У многоэтажки, выкрашенной в желтый цвет, собралась толпа.
– Представляешь, он ходит туда – сюда и поет! Конечно, он пьяный, трезвый разве туда залезет,… – обрывок телефонного разговора, проходящей мимо, златовласой барышни, привлек внимание Искателя.
– Чую, тут назревает какой-то сюжет…
– Да ты что? Ай, да Искатель, ай, да молодец! Нашел – таки! Ну, пошли посмотрим, что там, у тебя за сюжет!
Они перешли на другую сторону улицы. Народ продолжал прибывать. На карнизе, неподалеку от раскрытого окна, стоял парень. Точнее, стоял он до тех пор, пока «Творцы» не достигли общей массы людей.
– Я люблю ее! Вы слышите? Люблю! – молодой человек поднял вверх бутылку водки и пошатнулся, чем вызвал восторг у собравшихся зевак.
– Слышь, пацан! Погоди не прыгай у меня мобила зависла! – крикнул кто-то из толпы.
– Все нормально, я снимаю! – отозвался другой. Народ засмеялся.
Парень не слышал этих слов. Его стеклянные глаза искали в толпе ту, для которой был устроен весь этот спектакль. Отхлебнув из бутылки, он двинулся к краю карниза.

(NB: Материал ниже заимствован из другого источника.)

#ifdef LAMP_TUNING
    unsigned long long gt[3][4] = {};
    int gt_i = 0;
#endif
    auto gemm = [&](const ChainGemm& g, int bias_at) {
        CHAIN_STAMP(0);
        const int nc = g.K / 16, npass = g.N / 512, total = npass * nc;
        const unsigned w_bytes = unsigned(g.N) * unsigned(g.K) * 4u;
        u32x4 rsW = raw_rsrc(g.Wq[0], w_bytes);
        const unsigned f_voff = unsigned(lane) * 16u;
        const unsigned pass_jump = 7u * unsigned(nc) * 4096u + 4096u;
        unsigned s_off = unsigned(wave) * unsigned(nc) * 4096u;
        int pt = 0, p_kt = 0, p_wrap = 0;
        auto adv_a = [&]() { ++pt; ++p_kt; p_wrap = p_kt == nc ? 1 : 0; };
        auto adv_b = [&]() { s_off += p_wrap ? pass_jump : 4096u; p_kt = p_wrap ? 0 : p_kt; };
        auto adv_c = [&]() {
#if defined(CHAIN_ABL) && (CHAIN_ABL & 1)
            rsW[2] = 0u;
#else
            rsW[2] = pt < total ? w_bytes : 0u;
#endif
        };
        auto wload = [&](f32x4& dst, auto Q) { dst = buffer_read16_untracked_off<decltype(Q)::value * 1024>(rsW, f_voff, s_off); };
        f32x4 F[DEPTH][4];
        float fa[2][G];
        unsigned a_cur[G];
        const unsigned src_b = buf_b(g.src), row_bytes = unsigned(buf_w(g.src)) * 4u;
        const int bq = lane >> 4, be = (lane >> 2) & 3;
        auto a_lane = [&](int gg) { return src_b + unsigned(4 * gg + l3) * row_bytes + unsigned((bq ^ l3) << 4) + unsigned(be) * 4u; };
#pragma unroll
        for (int gg = 0; gg < G; ++gg) a_cur[gg] = a_lane(gg);
        auto aread = [&](auto SET, auto GG, auto J) {
            constexpr int set = decltype(SET)::value, gg = decltype(GG)::value, j = decltype(J)::value;
            fa[set][gg] = lds_read4_off<64 * (j ^ (gg & 3))>(a_cur[gg]);
        };
        static_for<0, DEPTH - 1>([&](auto J) {
            constexpr int j = decltype(J)::value;
            sgpr_guard(rsW, s_off);
            static_for<0, 4>([&](auto Q) { wload(F[j][decltype(Q)::value], Q); });
            adv_a(); adv_b(); adv_c();
        });
        static_for<0, G>([&](auto GG) { aread(std::integral_constant<int, 0>{}, GG, std::integral_constant<int, 0>{}); });
        wait_vmcnt<(DEPTH - 2) * 4>();
        wait_lgkmcnt<0>();
        CHAIN_STAMP(1);
        for (int pass = 0; pass < npass; ++pass) {
            const int col = pass * 512 + wave * 64 + lane;
            f32x4 acc[G];
#pragma unroll
            for (int gg = 0; gg < G; ++gg) acc[gg] = f32x4{0.f, 0.f, 0.f, 0.f};
            for (int kt0 = 0; kt0 < nc; kt0 += DEPTH) {
                const unsigned q_next = unsigned(kt0 + DEPTH == nc ? 0 : (kt0 + DEPTH) >> 2) * 256u;
                static_for<0, DEPTH>([&](auto J) {
                    constexpr int j = decltype(J)::value, set = j & 1, setn = (j + 1) & 1;
                    constexpr int jl = (j + DEPTH - 1) % DEPTH, jn = (j + 1) % DEPTH;
                    static_for<0, NMF>([&](auto I) {
                        constexpr int i = decltype(I)::value, jj = i / (4 * G), q = (i / G) % 4, gg = i % G;
#if !(defined(CHAIN_ABL) && (CHAIN_ABL & 2))
                        acc[gg] = __builtin_amdgcn_mfma_f32_4x4x1f32(fa[set][gg], F[j][q][jj], acc[gg], 4, 4 * q + jj, 0);
#endif
                        __builtin_amdgcn_sched_barrier(0);
                        if constexpr (i < 8 && i % 2 == 0) {
#if !(defined(CHAIN_ABL) && (CHAIN_ABL & 16))
                            wload(F[jl][i / 2], std::integral_constant<int, i / 2>{});
#endif
                        } else if constexpr (i < 2 * G && i % 2 == 1 && i != NMF - 1) {
#if !(defined(CHAIN_ABL) && (CHAIN_ABL & 8))
                            aread(std::integral_constant<int, setn>{}, std::integral_constant<int, i / 2>{}, std::integral_constant<int, jn>{});
#endif
                        } else if constexpr (i == 8) {
                            adv_a();
                        } else if constexpr (i == 10) {
                            adv_b();
                        } else if constexpr (i == 12) {
                            adv_c();
                        } else if constexpr (i >= 14 && i % 2 == 0 && (i - 14) / 2 < G && j == DEPTH - 2) {
                            a_cur[(i - 14) / 2] = a_lane((i - 14) / 2) + q_next;
                        } else if constexpr (i == NMF - 1) {
                            asm volatile("s_waitcnt vmcnt(%0) lgkmcnt(0)" ::"n"((DEPTH - 2) * 4) : "memory");
                        }
                        __builtin_amdgcn_sched_barrier(0);
                    });
                });
            }
            if (pass + 1 == npass) wait_vmcnt<0>();
            static_for<0, DEPTH - 1>([&](auto J) { static_for<0, 4>([&](auto Q) { keep_alive(F[decltype(J)::value][decltype(Q)::value]); }); });
            static_for<0, G>([&](auto GG) { keep_alive(fa[0][decltype(GG)::value]); });
            CHAIN_STAMP(2);
            const unsigned drow = unsigned(buf_w(g.dst)) * 4u;
            float rv[G][4];
            unsigned at[G][4];
#pragma unroll
            for (int gg = 0; gg < G; ++gg)
#pragma unroll
                for (int i = 0; i < 4; ++i) {
                    const int r = 4 * gg + i;
                    at[gg][i] = buf_b(g.dst) + unsigned(r) * drow + unsigned(((col >> 2) ^ (r & 15)) << 4) + unsigned(col & 3) * 4u;
                    rv[gg][i] = lds_read4(at[gg][i]);
                }
            float bias_v = lds_read4(bias_at >= 0 ? lds0 + unsigned(bias_at + col) * 4u : at[0][0]);
            wait_lgkmcnt<0>();
            settle(bias_v);
#pragma unroll
            for (int gg = 0; gg < G; ++gg)
#pragma unroll
                for (int i = 0; i < 4; ++i) settle(rv[gg][i]);
            const float bias = bias_at >= 0 ? bias_v : 0.f;
#pragma unroll
            for (int gg = 0; gg < G; ++gg)
#pragma unroll
                for (int i = 0; i < 4; ++i) {
                    float v = acc[gg][i] + bias;
                    if (g.relu) v = fmaxf(v, 0.f);
                    if (g.add_dst) v = v + rv[gg][i];
                    lds_write4(at[gg][i], v);
                }
        }
        wait_vmcnt<0>();
        wg_barrier();
        CHAIN_STAMP(3);
#ifdef LAMP_TUNING
        ++gt_i;
#endif
    };

    auto layernorm = [&](const ChainLN& n, int g_at, int be_at) {
        const int nv = d / 4;
        int cq[NV];
#pragma unroll
        for (int i = 0; i < NV; ++i) cq[i] = lane + i * 64 < nv ? lane + i * 64 : nv - 1;
#pragma unroll
        for (int q = 0; q < RPW; ++q) {
            const int r = wave + q * WAVES;
            if (r < R) {
                const bool live = r < rows_m;
                const int64_t row = row0 + (live ? r : 0);
                const unsigned row_b = lds0 + unsigned(r) * unsigned(d) * 4u;
                f32x4 raw[NV], gg[NV], bb[NV], rr[NV], ww[NV];
#pragma unroll
                for (int i = 0; i < NV; ++i) {
                    const unsigned self = row_b + unsigned((cq[i] ^ (r & 15)) << 4);
                    raw[i] = lds_read16(self);
                    gg[i] = lds_read16(lds0 + unsigned(g_at) * 4u + unsigned(cq[i]) * 16u);
                    bb[i] = lds_read16(lds0 + unsigned(be_at) * 4u + unsigned(cq[i]) * 16u);
                    rr[i] = lds_read16(n.res ? lds0 + unsigned(c_res + r * res_ld) * 4u + unsigned(cq[i]) * 16u : self);
                    ww[i] = lds_read16(n.w_out ? lds0 + unsigned(c_wout + r * d) * 4u + unsigned(cq[i]) * 16u : self);
                }
                wait_lgkmcnt<0>();
#pragma unroll
                for (int i = 0; i < NV; ++i) {
                    settle(raw[i]); settle(gg[i]); settle(bb[i]); settle(rr[i]); settle(ww[i]);
                }
                float4 v[NV];
#pragma unroll
                for (int i = 0; i < NV; ++i) {
                    const bool in = lane + i * 64 < nv;
                    v[i] = in ? make_float4(raw[i].x, raw[i].y, raw[i].z, raw[i].w) : make_float4(0.f, 0.f, 0.f, 0.f);
                    if (n.res && in) {
                        v[i].x += rr[i].x; v[i].y += rr[i].y; v[i].z += rr[i].z; v[i].w += rr[i].w;
                    }
                }
                float mean, rstd;
                ln_row_stats<NV>(v, lane, nv, d, n.eps, mean, rstd);
                float4* yr = (n.y && live) ? reinterpret_cast<float4*>(n.y + row * d) : nullptr;
                float dot = 0.f;
#pragma unroll
                for (int i = 0; i < NV; ++i) {
                    if (lane + i * 64 < nv) {
                        const float4 o = ln_row_apply(v[i], mean, rstd, make_float4(gg[i].x, gg[i].y, gg[i].z, gg[i].w),
                                                      make_float4(bb[i].x, bb[i].y, bb[i].z, bb[i].w));
                        lds_write16(row_b + unsigned((cq[i] ^ (r & 15)) << 4), f32x4{o.x, o.y, o.z, o.w});
                        if (yr) yr[cq[i]] = o;
                        if (n.w_out) dot += dot4_nocontract(o, make_float4(ww[i].x, ww[i].y, ww[i].z, ww[i].w));
                    }
                }
                if (n.w_out) {
                    dot = wave64_sum(dot);
                    if (lane == 0 && live) n.logits[row] = dot;
                }
            }
        }
        wg_barrier();
    };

– «Разбежавшись, прыгну со скалы… вот я был, и вдруг меня не стало! Вот когда об этом, узна-а-аешь ты… уууу…»
Стоявшие внизу люди засвистели. Иногда кто-то кричал: «Стой!», но этот призыв тонул в общей массе. Все хотели зрелищ. Они вытягивали руки, стараясь поймать в прямоугольные рамки телефонов фигуру самоубийцы.
– Что ей надо, а? У нее было все! Все! А она ушла! Я ради нее бросил: родных, друзей, любимую работу! Все! А она ушла! Че-е-его ей на-а-д-до? А? – парень снова отпил из бутылки. – Горечь! Горечь в душе, горечь во рту! Я могу запить горе водкой! Но что мне делать с душой? Внутри все жжет! Все горит! Еще немного, и внутри останется только пепел! И все! Будет пусто! Ничего внутри не будет! Ничего!
– Мы уже позвонили вашей девушке! Пожалуйста, вернитесь в квартиру! – раздался голос мегафона.